Data for this task
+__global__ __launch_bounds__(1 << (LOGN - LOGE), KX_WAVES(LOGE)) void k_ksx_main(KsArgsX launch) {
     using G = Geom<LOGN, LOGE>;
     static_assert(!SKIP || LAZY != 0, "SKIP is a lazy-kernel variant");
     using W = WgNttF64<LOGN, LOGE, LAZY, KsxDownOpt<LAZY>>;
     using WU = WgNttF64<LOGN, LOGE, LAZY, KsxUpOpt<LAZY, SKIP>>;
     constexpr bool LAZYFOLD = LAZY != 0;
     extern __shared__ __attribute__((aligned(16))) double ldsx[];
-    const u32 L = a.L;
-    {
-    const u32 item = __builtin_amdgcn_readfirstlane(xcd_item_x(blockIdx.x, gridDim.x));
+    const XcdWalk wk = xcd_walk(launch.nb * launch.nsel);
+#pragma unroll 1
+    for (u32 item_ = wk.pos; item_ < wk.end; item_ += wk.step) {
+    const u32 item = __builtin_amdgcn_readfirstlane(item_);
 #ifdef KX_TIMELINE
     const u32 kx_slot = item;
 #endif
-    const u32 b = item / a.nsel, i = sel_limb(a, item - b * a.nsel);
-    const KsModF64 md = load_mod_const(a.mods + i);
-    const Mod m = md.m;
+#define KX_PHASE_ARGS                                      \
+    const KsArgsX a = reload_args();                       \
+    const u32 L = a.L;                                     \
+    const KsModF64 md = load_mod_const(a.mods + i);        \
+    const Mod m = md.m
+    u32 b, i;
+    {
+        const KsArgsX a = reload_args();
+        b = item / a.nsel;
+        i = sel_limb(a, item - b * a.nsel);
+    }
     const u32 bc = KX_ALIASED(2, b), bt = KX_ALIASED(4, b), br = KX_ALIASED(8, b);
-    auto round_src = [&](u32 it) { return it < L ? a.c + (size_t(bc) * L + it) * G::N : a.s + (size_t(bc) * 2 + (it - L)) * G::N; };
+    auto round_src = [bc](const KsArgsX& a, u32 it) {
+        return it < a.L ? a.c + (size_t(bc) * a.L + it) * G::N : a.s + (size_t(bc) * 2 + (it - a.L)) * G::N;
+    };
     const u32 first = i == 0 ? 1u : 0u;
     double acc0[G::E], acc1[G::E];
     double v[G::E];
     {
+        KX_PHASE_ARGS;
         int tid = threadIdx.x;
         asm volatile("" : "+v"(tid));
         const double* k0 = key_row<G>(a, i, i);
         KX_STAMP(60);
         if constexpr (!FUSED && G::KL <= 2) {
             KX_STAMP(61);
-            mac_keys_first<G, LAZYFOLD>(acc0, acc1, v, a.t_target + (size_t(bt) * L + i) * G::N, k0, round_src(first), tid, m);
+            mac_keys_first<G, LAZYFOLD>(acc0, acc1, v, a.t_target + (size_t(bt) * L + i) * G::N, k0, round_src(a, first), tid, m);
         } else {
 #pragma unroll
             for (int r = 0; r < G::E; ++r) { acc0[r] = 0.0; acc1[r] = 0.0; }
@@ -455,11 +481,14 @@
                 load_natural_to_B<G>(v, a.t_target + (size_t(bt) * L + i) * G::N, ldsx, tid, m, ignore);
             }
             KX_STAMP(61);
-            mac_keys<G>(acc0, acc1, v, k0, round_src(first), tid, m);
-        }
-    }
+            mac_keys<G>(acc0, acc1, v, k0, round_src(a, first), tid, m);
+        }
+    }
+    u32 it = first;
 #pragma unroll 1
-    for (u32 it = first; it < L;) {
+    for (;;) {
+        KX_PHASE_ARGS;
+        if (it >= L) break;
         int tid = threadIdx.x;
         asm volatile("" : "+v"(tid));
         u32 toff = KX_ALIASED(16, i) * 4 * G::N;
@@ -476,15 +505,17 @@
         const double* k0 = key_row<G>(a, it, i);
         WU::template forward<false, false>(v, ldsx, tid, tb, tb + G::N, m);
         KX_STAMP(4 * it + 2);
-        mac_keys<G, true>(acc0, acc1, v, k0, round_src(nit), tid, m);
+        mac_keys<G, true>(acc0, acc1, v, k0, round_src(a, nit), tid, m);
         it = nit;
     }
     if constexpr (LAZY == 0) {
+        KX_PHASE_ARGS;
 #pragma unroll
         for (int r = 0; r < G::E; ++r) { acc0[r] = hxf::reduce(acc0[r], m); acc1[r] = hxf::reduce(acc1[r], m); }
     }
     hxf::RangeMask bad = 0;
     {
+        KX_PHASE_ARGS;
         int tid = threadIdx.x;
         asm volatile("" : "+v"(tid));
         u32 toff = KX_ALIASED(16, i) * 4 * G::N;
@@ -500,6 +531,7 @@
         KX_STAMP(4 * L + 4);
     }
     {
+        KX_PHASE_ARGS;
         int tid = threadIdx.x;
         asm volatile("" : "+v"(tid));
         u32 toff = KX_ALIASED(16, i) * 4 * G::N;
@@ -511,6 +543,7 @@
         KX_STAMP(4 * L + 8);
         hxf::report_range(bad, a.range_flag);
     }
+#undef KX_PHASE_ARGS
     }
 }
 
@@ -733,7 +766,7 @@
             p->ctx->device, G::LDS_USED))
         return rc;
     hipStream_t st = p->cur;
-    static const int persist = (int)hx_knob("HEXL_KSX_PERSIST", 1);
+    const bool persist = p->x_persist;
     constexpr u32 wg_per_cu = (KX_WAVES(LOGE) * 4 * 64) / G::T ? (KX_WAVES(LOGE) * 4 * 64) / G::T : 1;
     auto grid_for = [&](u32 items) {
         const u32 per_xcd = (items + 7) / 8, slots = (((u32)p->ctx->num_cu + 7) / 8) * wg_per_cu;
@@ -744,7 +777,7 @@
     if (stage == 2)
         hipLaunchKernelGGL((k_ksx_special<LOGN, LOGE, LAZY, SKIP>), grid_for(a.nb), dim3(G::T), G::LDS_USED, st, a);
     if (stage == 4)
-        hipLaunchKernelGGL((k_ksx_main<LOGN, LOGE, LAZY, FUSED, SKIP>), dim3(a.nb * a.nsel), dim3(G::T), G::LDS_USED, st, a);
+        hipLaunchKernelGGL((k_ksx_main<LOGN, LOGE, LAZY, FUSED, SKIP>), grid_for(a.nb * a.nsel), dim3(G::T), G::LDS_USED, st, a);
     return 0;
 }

...

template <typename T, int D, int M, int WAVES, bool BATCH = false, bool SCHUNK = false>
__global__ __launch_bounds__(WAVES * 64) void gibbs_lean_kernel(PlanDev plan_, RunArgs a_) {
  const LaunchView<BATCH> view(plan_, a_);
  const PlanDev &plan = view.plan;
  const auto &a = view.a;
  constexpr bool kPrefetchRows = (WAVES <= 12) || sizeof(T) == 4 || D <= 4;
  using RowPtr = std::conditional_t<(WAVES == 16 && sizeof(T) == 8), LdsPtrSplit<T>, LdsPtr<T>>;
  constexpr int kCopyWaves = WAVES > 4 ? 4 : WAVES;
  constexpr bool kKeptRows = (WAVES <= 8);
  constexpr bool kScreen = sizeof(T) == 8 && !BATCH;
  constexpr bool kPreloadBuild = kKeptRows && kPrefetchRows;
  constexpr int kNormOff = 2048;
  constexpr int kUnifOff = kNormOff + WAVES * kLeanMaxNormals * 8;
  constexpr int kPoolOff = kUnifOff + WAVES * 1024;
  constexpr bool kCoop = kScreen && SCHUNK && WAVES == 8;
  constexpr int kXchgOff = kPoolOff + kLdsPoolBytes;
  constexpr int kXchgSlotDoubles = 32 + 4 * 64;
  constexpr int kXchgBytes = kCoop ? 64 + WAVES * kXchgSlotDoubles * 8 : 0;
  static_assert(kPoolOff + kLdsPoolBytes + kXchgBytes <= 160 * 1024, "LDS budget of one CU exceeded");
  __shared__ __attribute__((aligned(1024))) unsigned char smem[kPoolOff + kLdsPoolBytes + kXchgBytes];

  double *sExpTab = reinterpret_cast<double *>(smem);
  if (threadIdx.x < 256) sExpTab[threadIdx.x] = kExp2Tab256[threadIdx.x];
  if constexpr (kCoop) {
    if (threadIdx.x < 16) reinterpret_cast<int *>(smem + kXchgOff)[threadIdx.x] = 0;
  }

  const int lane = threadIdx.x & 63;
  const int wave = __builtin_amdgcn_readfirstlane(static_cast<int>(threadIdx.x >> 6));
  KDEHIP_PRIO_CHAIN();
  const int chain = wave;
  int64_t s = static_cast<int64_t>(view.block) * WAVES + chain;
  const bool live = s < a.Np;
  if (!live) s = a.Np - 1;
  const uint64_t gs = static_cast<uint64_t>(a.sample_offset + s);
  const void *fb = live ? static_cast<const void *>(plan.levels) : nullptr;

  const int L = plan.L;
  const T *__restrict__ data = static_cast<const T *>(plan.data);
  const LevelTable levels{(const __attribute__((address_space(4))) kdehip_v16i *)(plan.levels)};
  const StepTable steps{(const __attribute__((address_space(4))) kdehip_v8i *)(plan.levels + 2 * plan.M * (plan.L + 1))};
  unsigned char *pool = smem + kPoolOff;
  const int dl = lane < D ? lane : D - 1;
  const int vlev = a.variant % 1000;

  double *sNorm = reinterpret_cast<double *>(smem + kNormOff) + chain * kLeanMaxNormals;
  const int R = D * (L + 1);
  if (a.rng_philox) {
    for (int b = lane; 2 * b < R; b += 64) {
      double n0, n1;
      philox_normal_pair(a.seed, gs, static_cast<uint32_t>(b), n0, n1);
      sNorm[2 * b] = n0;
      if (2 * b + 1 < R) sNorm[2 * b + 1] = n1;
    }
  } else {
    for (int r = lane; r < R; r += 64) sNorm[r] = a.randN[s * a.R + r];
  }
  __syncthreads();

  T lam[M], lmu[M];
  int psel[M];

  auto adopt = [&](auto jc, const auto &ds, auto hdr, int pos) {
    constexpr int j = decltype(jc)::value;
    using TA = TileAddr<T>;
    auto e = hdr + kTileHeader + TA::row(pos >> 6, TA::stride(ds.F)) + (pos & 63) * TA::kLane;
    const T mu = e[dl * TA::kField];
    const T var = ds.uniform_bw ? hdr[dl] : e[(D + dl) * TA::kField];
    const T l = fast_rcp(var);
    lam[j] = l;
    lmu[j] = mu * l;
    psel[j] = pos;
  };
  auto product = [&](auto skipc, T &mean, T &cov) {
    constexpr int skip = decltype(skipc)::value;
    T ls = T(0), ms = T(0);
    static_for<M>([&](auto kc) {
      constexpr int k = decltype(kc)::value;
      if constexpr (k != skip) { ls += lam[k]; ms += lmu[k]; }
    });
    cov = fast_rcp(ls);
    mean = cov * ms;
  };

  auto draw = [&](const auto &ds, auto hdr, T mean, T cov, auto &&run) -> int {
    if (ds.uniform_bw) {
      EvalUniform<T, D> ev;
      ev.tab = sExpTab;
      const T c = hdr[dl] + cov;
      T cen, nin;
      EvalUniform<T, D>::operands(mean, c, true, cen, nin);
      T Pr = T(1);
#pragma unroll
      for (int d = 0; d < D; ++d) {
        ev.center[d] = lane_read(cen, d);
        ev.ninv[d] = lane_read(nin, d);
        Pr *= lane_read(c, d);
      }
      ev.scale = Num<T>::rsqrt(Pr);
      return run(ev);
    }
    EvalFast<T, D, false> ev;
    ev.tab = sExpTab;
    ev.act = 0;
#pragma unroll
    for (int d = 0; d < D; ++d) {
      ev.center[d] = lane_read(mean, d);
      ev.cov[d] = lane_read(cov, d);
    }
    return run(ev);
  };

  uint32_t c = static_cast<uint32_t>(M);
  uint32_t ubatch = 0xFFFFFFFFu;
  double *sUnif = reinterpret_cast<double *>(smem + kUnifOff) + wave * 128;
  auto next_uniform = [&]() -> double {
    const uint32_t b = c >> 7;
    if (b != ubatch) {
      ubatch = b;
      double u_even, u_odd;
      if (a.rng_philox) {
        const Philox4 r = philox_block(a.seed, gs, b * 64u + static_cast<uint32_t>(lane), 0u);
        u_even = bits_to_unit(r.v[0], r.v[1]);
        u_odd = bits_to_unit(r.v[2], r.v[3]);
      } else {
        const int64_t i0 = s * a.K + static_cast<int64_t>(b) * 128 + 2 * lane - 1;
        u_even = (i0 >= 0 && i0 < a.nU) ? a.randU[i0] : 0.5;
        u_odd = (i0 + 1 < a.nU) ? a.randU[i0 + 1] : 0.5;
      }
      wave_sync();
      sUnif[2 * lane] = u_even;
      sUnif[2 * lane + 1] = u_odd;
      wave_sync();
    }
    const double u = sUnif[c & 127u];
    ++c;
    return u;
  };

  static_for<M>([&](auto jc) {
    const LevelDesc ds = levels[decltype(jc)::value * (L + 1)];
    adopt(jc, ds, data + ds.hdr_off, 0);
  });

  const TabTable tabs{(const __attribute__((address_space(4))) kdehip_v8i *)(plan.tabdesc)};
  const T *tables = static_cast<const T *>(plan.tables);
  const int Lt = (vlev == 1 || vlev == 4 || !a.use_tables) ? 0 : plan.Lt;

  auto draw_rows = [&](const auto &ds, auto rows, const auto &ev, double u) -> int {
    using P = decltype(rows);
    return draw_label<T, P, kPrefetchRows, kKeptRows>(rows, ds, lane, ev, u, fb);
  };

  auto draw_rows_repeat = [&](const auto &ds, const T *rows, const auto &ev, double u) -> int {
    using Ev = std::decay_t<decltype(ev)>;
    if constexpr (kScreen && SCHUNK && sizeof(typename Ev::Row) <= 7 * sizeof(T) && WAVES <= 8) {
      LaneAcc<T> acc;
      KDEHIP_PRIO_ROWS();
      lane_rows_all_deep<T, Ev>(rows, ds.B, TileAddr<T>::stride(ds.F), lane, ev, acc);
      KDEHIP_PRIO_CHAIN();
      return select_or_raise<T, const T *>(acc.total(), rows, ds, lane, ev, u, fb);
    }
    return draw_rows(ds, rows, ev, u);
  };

---

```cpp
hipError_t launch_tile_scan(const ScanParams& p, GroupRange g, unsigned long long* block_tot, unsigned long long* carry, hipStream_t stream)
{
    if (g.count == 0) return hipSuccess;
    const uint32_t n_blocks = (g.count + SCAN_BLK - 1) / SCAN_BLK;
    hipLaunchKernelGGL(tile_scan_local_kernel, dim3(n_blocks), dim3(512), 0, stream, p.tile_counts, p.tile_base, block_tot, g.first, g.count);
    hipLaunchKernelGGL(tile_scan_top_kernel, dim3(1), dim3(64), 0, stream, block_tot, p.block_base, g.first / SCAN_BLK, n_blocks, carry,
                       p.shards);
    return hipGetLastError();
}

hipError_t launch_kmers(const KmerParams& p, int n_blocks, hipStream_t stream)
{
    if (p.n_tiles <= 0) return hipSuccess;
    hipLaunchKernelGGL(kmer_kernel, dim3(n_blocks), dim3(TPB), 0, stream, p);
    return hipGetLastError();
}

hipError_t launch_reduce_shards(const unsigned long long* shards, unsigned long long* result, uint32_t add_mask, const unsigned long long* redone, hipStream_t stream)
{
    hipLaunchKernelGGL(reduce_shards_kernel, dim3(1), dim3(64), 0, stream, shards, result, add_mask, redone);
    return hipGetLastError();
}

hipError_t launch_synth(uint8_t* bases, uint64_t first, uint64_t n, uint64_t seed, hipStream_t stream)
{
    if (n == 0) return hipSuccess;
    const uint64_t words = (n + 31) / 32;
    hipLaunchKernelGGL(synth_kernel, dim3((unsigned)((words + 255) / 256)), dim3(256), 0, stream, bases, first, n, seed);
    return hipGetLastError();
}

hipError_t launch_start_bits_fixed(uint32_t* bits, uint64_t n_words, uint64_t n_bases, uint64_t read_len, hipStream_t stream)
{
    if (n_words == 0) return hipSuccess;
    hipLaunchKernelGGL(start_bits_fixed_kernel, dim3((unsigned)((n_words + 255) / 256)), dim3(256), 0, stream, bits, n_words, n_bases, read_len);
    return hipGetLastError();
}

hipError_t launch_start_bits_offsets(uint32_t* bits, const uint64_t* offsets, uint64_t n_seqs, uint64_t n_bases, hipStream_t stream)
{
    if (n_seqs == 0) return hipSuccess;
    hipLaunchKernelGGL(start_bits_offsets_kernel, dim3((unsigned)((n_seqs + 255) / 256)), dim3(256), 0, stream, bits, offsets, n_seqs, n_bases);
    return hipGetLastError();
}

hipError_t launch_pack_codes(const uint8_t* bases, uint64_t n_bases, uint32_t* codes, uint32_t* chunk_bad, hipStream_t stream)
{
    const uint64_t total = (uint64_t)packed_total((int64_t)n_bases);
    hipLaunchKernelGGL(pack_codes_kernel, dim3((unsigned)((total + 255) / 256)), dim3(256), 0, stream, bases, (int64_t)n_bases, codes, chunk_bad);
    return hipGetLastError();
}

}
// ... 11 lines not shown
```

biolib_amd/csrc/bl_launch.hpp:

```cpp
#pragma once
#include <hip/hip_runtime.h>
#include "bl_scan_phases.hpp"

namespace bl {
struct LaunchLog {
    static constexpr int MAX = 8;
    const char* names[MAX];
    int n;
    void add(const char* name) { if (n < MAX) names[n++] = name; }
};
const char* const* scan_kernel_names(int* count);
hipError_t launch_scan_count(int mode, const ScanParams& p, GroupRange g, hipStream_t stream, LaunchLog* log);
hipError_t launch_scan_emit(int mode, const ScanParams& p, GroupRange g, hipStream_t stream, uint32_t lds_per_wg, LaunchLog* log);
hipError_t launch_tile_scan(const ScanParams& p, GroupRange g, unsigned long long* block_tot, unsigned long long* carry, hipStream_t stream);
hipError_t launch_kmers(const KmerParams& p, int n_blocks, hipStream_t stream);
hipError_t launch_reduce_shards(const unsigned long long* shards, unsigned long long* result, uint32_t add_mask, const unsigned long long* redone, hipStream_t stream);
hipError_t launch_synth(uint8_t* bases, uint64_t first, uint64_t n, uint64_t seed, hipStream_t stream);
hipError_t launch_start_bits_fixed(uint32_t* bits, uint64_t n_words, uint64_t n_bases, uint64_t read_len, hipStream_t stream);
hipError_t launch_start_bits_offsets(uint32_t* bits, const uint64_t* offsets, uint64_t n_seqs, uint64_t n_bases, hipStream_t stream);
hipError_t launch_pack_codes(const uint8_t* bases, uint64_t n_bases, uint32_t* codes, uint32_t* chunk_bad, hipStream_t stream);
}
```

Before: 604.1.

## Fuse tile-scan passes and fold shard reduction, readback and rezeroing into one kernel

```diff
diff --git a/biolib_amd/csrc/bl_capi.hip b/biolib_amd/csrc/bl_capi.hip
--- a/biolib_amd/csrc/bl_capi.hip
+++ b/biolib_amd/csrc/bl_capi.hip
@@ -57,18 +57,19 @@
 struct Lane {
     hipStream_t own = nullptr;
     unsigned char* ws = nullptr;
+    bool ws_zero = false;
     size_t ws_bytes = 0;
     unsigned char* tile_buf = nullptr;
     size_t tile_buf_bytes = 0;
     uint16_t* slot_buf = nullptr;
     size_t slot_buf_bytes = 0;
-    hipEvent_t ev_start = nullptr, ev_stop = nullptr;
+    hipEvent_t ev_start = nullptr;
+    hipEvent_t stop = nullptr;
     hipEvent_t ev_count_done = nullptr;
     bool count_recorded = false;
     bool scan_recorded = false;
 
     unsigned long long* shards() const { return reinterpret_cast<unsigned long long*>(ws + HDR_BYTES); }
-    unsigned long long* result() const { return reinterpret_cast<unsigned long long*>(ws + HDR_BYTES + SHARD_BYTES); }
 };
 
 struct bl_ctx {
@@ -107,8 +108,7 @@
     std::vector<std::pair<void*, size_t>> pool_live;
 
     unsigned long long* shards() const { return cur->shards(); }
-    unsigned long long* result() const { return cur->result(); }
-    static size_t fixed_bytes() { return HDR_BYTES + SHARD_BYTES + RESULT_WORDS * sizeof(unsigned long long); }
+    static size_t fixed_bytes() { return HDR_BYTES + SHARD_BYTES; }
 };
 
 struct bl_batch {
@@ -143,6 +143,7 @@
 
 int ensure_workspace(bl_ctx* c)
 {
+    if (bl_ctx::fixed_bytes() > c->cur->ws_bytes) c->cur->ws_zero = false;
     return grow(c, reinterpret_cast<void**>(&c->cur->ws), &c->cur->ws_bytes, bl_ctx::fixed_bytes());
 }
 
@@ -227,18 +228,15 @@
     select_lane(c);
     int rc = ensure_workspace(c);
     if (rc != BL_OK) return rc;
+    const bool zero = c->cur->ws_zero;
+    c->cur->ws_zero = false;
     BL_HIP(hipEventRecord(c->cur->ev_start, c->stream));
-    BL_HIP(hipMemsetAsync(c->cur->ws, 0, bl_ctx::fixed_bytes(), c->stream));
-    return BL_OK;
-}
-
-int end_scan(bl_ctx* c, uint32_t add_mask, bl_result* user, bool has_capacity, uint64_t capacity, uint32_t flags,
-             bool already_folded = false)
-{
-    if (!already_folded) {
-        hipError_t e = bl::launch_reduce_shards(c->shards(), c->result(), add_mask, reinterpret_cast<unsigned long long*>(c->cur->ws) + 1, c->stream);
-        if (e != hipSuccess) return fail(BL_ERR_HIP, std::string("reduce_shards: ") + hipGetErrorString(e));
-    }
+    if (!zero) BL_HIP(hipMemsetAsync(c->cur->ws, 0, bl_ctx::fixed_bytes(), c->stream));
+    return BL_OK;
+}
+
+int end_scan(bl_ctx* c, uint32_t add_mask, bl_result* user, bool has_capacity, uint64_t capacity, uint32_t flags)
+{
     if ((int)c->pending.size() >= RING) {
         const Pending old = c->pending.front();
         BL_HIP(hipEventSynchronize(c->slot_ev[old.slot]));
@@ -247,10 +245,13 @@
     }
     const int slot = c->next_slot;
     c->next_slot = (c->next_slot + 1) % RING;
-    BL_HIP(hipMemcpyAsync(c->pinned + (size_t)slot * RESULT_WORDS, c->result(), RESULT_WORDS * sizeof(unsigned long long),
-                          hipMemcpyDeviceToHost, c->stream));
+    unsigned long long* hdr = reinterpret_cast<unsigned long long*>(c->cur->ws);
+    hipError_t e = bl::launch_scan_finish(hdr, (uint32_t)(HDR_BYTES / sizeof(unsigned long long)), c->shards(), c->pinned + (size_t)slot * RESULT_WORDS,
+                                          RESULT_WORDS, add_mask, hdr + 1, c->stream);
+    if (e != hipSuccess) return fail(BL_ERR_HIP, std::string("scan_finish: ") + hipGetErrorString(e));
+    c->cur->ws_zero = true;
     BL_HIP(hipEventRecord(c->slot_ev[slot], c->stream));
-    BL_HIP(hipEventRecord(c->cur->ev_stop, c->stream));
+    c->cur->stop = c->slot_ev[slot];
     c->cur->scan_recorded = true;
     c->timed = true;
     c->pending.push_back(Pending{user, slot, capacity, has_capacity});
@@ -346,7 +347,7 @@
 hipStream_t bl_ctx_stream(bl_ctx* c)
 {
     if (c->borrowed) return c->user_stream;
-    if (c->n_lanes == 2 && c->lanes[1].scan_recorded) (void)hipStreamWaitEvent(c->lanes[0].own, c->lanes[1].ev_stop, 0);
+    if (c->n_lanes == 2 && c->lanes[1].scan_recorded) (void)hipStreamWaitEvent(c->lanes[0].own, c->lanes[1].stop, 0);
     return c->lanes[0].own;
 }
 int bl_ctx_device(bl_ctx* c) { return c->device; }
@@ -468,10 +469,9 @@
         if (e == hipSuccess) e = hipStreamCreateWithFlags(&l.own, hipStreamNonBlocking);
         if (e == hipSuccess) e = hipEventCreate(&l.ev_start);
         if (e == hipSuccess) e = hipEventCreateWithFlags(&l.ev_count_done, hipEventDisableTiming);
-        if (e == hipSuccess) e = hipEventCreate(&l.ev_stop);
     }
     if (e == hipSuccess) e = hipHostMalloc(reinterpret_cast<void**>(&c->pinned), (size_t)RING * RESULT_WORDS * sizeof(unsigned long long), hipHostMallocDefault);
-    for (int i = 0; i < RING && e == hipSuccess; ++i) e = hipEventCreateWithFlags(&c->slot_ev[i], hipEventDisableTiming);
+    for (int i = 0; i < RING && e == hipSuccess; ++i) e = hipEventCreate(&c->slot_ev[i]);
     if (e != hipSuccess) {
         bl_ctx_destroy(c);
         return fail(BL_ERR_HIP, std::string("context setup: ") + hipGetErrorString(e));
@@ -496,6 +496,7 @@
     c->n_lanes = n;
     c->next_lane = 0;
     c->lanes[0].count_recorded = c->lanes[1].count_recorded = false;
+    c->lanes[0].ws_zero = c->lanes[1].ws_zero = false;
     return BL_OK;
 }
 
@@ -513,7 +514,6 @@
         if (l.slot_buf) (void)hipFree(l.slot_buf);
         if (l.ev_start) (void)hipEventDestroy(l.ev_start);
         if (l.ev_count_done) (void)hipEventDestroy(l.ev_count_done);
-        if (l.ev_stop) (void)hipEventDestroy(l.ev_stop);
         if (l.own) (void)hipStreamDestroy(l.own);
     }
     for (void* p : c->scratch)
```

The problem
On how many lines of the listing does the string "mode" appear? Only the number should be given.

Answer for the task
2